### What this task involves
Each entry shown below is to be reproduced exactly.
(Beginning of Records to process)
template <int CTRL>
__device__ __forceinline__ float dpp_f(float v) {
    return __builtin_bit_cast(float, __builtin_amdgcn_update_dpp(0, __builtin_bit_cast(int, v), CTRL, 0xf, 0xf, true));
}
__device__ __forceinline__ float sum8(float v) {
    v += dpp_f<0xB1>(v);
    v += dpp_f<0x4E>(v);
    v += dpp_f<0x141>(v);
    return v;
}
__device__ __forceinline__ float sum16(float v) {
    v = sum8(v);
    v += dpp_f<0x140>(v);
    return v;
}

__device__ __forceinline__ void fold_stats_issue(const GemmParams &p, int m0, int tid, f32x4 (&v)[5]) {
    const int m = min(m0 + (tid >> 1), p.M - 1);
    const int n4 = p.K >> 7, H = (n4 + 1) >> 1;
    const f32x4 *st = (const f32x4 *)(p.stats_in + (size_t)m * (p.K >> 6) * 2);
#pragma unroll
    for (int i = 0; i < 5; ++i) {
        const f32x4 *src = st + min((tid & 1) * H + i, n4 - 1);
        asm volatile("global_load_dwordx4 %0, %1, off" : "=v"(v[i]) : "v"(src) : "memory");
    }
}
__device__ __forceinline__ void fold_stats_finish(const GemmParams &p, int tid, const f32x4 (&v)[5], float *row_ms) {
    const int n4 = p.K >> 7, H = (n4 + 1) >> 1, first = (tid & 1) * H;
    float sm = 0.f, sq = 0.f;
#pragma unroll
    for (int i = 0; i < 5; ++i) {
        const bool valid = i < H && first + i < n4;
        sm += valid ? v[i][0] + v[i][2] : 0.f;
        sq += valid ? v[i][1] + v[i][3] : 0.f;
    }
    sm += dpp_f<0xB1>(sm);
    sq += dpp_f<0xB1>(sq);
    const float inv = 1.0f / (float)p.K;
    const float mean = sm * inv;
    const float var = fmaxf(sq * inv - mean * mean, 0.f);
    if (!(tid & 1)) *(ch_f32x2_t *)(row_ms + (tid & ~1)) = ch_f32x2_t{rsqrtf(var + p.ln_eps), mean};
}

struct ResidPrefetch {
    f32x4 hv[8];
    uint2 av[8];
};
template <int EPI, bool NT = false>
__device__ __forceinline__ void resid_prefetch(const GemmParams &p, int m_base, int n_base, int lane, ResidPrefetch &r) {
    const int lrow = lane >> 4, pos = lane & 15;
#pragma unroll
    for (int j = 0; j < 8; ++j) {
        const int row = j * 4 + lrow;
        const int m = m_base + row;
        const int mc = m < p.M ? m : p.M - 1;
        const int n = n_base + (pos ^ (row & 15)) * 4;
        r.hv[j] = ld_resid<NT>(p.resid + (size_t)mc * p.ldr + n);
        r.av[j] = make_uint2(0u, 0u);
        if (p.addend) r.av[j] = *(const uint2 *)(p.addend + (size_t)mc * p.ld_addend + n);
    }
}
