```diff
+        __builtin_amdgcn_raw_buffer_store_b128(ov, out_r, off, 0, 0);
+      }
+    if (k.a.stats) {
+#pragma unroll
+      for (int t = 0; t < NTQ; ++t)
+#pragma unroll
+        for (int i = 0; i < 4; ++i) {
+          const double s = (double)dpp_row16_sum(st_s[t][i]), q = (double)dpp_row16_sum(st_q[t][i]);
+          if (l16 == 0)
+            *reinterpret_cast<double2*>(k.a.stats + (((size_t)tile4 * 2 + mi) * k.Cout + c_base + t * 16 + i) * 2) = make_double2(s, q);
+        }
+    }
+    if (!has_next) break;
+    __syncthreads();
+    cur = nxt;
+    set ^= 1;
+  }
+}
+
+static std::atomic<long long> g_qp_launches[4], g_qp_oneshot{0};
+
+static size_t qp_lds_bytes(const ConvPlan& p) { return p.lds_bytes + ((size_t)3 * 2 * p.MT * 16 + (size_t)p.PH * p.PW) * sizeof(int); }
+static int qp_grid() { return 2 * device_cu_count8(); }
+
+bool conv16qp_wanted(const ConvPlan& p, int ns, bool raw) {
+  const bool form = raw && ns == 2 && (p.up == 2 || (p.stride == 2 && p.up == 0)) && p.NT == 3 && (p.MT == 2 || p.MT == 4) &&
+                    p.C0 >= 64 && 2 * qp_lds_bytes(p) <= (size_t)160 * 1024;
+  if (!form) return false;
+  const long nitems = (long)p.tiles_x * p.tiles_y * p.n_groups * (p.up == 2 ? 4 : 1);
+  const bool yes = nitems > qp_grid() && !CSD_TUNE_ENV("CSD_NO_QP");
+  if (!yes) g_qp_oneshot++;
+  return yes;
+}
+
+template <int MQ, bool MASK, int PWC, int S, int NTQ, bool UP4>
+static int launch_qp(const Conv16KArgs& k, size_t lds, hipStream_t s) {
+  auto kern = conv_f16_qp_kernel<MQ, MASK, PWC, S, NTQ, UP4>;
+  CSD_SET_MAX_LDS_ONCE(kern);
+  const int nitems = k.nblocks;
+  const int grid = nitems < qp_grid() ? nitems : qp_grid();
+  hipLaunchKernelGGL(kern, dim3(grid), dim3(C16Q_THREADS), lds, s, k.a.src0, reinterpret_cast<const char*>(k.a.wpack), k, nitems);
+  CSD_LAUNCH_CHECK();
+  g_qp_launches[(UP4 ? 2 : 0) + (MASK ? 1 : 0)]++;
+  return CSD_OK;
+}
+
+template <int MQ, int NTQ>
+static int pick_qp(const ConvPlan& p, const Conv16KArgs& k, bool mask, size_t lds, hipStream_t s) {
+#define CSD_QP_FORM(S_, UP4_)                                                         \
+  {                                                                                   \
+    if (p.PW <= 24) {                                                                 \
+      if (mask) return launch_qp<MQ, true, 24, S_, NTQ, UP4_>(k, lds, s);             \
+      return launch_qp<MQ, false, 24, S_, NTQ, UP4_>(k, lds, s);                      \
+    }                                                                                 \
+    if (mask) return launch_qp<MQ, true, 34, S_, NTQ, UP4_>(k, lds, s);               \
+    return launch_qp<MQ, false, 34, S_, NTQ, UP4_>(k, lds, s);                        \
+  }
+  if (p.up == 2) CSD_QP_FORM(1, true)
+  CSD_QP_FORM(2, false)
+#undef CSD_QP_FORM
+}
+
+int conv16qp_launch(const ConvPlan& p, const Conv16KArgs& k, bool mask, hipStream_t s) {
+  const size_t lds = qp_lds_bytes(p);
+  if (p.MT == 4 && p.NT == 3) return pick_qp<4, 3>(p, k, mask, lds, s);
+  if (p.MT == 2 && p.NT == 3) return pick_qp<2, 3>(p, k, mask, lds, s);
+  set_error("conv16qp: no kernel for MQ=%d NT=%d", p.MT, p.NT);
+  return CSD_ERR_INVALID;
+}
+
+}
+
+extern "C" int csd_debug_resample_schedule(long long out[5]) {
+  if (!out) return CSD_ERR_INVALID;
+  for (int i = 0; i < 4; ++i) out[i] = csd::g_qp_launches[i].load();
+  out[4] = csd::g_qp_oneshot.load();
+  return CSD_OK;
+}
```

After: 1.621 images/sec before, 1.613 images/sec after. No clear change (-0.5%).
(End of Records to process)
### Exercise solution
template <int CTRL>
__device__ __forceinline__ float dpp_f(float v) {
    return __builtin_bit_cast(float, __builtin_amdgcn_update_dpp(0, __builtin_bit_cast(int, v), CTRL, 0xf, 0xf, true));
}
__device__ __forceinline__ float sum8(float v) {
    v += dpp_f<0xB1>(v);
    v += dpp_f<0x4E>(v);
    v += dpp_f<0x141>(v);
    return v;
}
__device__ __forceinline__ float sum16(float v) {
    v = sum8(v);
    v += dpp_f<0x140>(v);
    return v;
}

__device__ __forceinline__ void fold_stats_issue(const GemmParams &p, int m0, int tid, f32x4 (&v)[5]) {
    const int m = min(m0 + (tid >> 1), p.M - 1);
    const int n4 = p.K >> 7, H = (n4 + 1) >> 1;
    const f32x4 *st = (const f32x4 *)(p.stats_in + (size_t)m * (p.K >> 6) * 2);
#pragma unroll
    for (int i = 0; i < 5; ++i) {
        const f32x4 *src = st + min((tid & 1) * H + i, n4 - 1);
        asm volatile("global_load_dwordx4 %0, %1, off" : "=v"(v[i]) : "v"(src) : "memory");
    }
}
__device__ __forceinline__ void fold_stats_finish(const GemmParams &p, int tid, const f32x4 (&v)[5], float *row_ms) {
    const int n4 = p.K >> 7, H = (n4 + 1) >> 1, first = (tid & 1) * H;
    float sm = 0.f, sq = 0.f;
#pragma unroll
    for (int i = 0; i < 5; ++i) {
        const bool valid = i < H && first + i < n4;
        sm += valid ? v[i][0] + v[i][2] : 0.f;
        sq += valid ? v[i][1] + v[i][3] : 0.f;
    }
    sm += dpp_f<0xB1>(sm);
    sq += dpp_f<0xB1>(sq);
    const float inv = 1.0f / (float)p.K;
    const float mean = sm * inv;
    const float var = fmaxf(sq * inv - mean * mean, 0.f);
    if (!(tid & 1)) *(ch_f32x2_t *)(row_ms + (tid & ~1)) = ch_f32x2_t{rsqrtf(var + p.ln_eps), mean};
}

struct ResidPrefetch {
    f32x4 hv[8];
    uint2 av[8];
};
template <int EPI, bool NT = false>
__device__ __forceinline__ void resid_prefetch(const GemmParams &p, int m_base, int n_base, int lane, ResidPrefetch &r) {
    const int lrow = lane >> 4, pos = lane & 15;
#pragma unroll
    for (int j = 0; j < 8; ++j) {
        const int row = j * 4 + lrow;
        const int m = m_base + row;
        const int mc = m < p.M ? m : p.M - 1;
        const int n = n_base + (pos ^ (row & 15)) * 4;
        r.hv[j] = ld_resid<NT>(p.resid + (size_t)mc * p.ldr + n);
        r.av[j] = make_uint2(0u, 0u);
        if (p.addend) r.av[j] = *(const uint2 *)(p.addend + (size_t)mc * p.ld_addend + n);
    }
}
```diff
+        __builtin_amdgcn_raw_buffer_store_b128(ov, out_r, off, 0, 0);
+      }
+    if (k.a.stats) {
+#pragma unroll
+      for (int t = 0; t < NTQ; ++t)
+#pragma unroll
+        for (int i = 0; i < 4; ++i) {
+          const double s = (double)dpp_row16_sum(st_s[t][i]), q = (double)dpp_row16_sum(st_q[t][i]);
+          if (l16 == 0)
+            *reinterpret_cast<double2*>(k.a.stats + (((size_t)tile4 * 2 + mi) * k.Cout + c_base + t * 16 + i) * 2) = make_double2(s, q);
+        }
+    }
+    if (!has_next) break;
+    __syncthreads();
+    cur = nxt;
+    set ^= 1;
+  }
+}
+
+static std::atomic<long long> g_qp_launches[4], g_qp_oneshot{0};
+
+static size_t qp_lds_bytes(const ConvPlan& p) { return p.lds_bytes + ((size_t)3 * 2 * p.MT * 16 + (size_t)p.PH * p.PW) * sizeof(int); }
+static int qp_grid() { return 2 * device_cu_count8(); }
+
+bool conv16qp_wanted(const ConvPlan& p, int ns, bool raw) {
+  const bool form = raw && ns == 2 && (p.up == 2 || (p.stride == 2 && p.up == 0)) && p.NT == 3 && (p.MT == 2 || p.MT == 4) &&
+                    p.C0 >= 64 && 2 * qp_lds_bytes(p) <= (size_t)160 * 1024;
+  if (!form) return false;
+  const long nitems = (long)p.tiles_x * p.tiles_y * p.n_groups * (p.up == 2 ? 4 : 1);
+  const bool yes = nitems > qp_grid() && !CSD_TUNE_ENV("CSD_NO_QP");
+  if (!yes) g_qp_oneshot++;
+  return yes;
+}
+
+template <int MQ, bool MASK, int PWC, int S, int NTQ, bool UP4>
+static int launch_qp(const Conv16KArgs& k, size_t lds, hipStream_t s) {
+  auto kern = conv_f16_qp_kernel<MQ, MASK, PWC, S, NTQ, UP4>;
+  CSD_SET_MAX_LDS_ONCE(kern);
+  const int nitems = k.nblocks;
+  const int grid = nitems < qp_grid() ? nitems : qp_grid();
+  hipLaunchKernelGGL(kern, dim3(grid), dim3(C16Q_THREADS), lds, s, k.a.src0, reinterpret_cast<const char*>(k.a.wpack), k, nitems);
+  CSD_LAUNCH_CHECK();
+  g_qp_launches[(UP4 ? 2 : 0) + (MASK ? 1 : 0)]++;
+  return CSD_OK;
+}
+
+template <int MQ, int NTQ>
+static int pick_qp(const ConvPlan& p, const Conv16KArgs& k, bool mask, size_t lds, hipStream_t s) {
+#define CSD_QP_FORM(S_, UP4_)                                                         \
+  {                                                                                   \
+    if (p.PW <= 24) {                                                                 \
+      if (mask) return launch_qp<MQ, true, 24, S_, NTQ, UP4_>(k, lds, s);             \
+      return launch_qp<MQ, false, 24, S_, NTQ, UP4_>(k, lds, s);                      \
+    }                                                                                 \
+    if (mask) return launch_qp<MQ, true, 34, S_, NTQ, UP4_>(k, lds, s);               \
+    return launch_qp<MQ, false, 34, S_, NTQ, UP4_>(k, lds, s);                        \
+  }
+  if (p.up == 2) CSD_QP_FORM(1, true)
+  CSD_QP_FORM(2, false)
+#undef CSD_QP_FORM
+}
+
+int conv16qp_launch(const ConvPlan& p, const Conv16KArgs& k, bool mask, hipStream_t s) {
+  const size_t lds = qp_lds_bytes(p);
+  if (p.MT == 4 && p.NT == 3) return pick_qp<4, 3>(p, k, mask, lds, s);
+  if (p.MT == 2 && p.NT == 3) return pick_qp<2, 3>(p, k, mask, lds, s);
+  set_error("conv16qp: no kernel for MQ=%d NT=%d", p.MT, p.NT);
+  return CSD_ERR_INVALID;
+}
+
+}
+
+extern "C" int csd_debug_resample_schedule(long long out[5]) {
+  if (!out) return CSD_ERR_INVALID;
+  for (int i = 0; i < 4; ++i) out[i] = csd::g_qp_launches[i].load();
+  out[4] = csd::g_qp_oneshot.load();
+  return CSD_OK;
+}
```

After: 1.621 images/sec before, 1.613 images/sec after. No clear change (-0.5%).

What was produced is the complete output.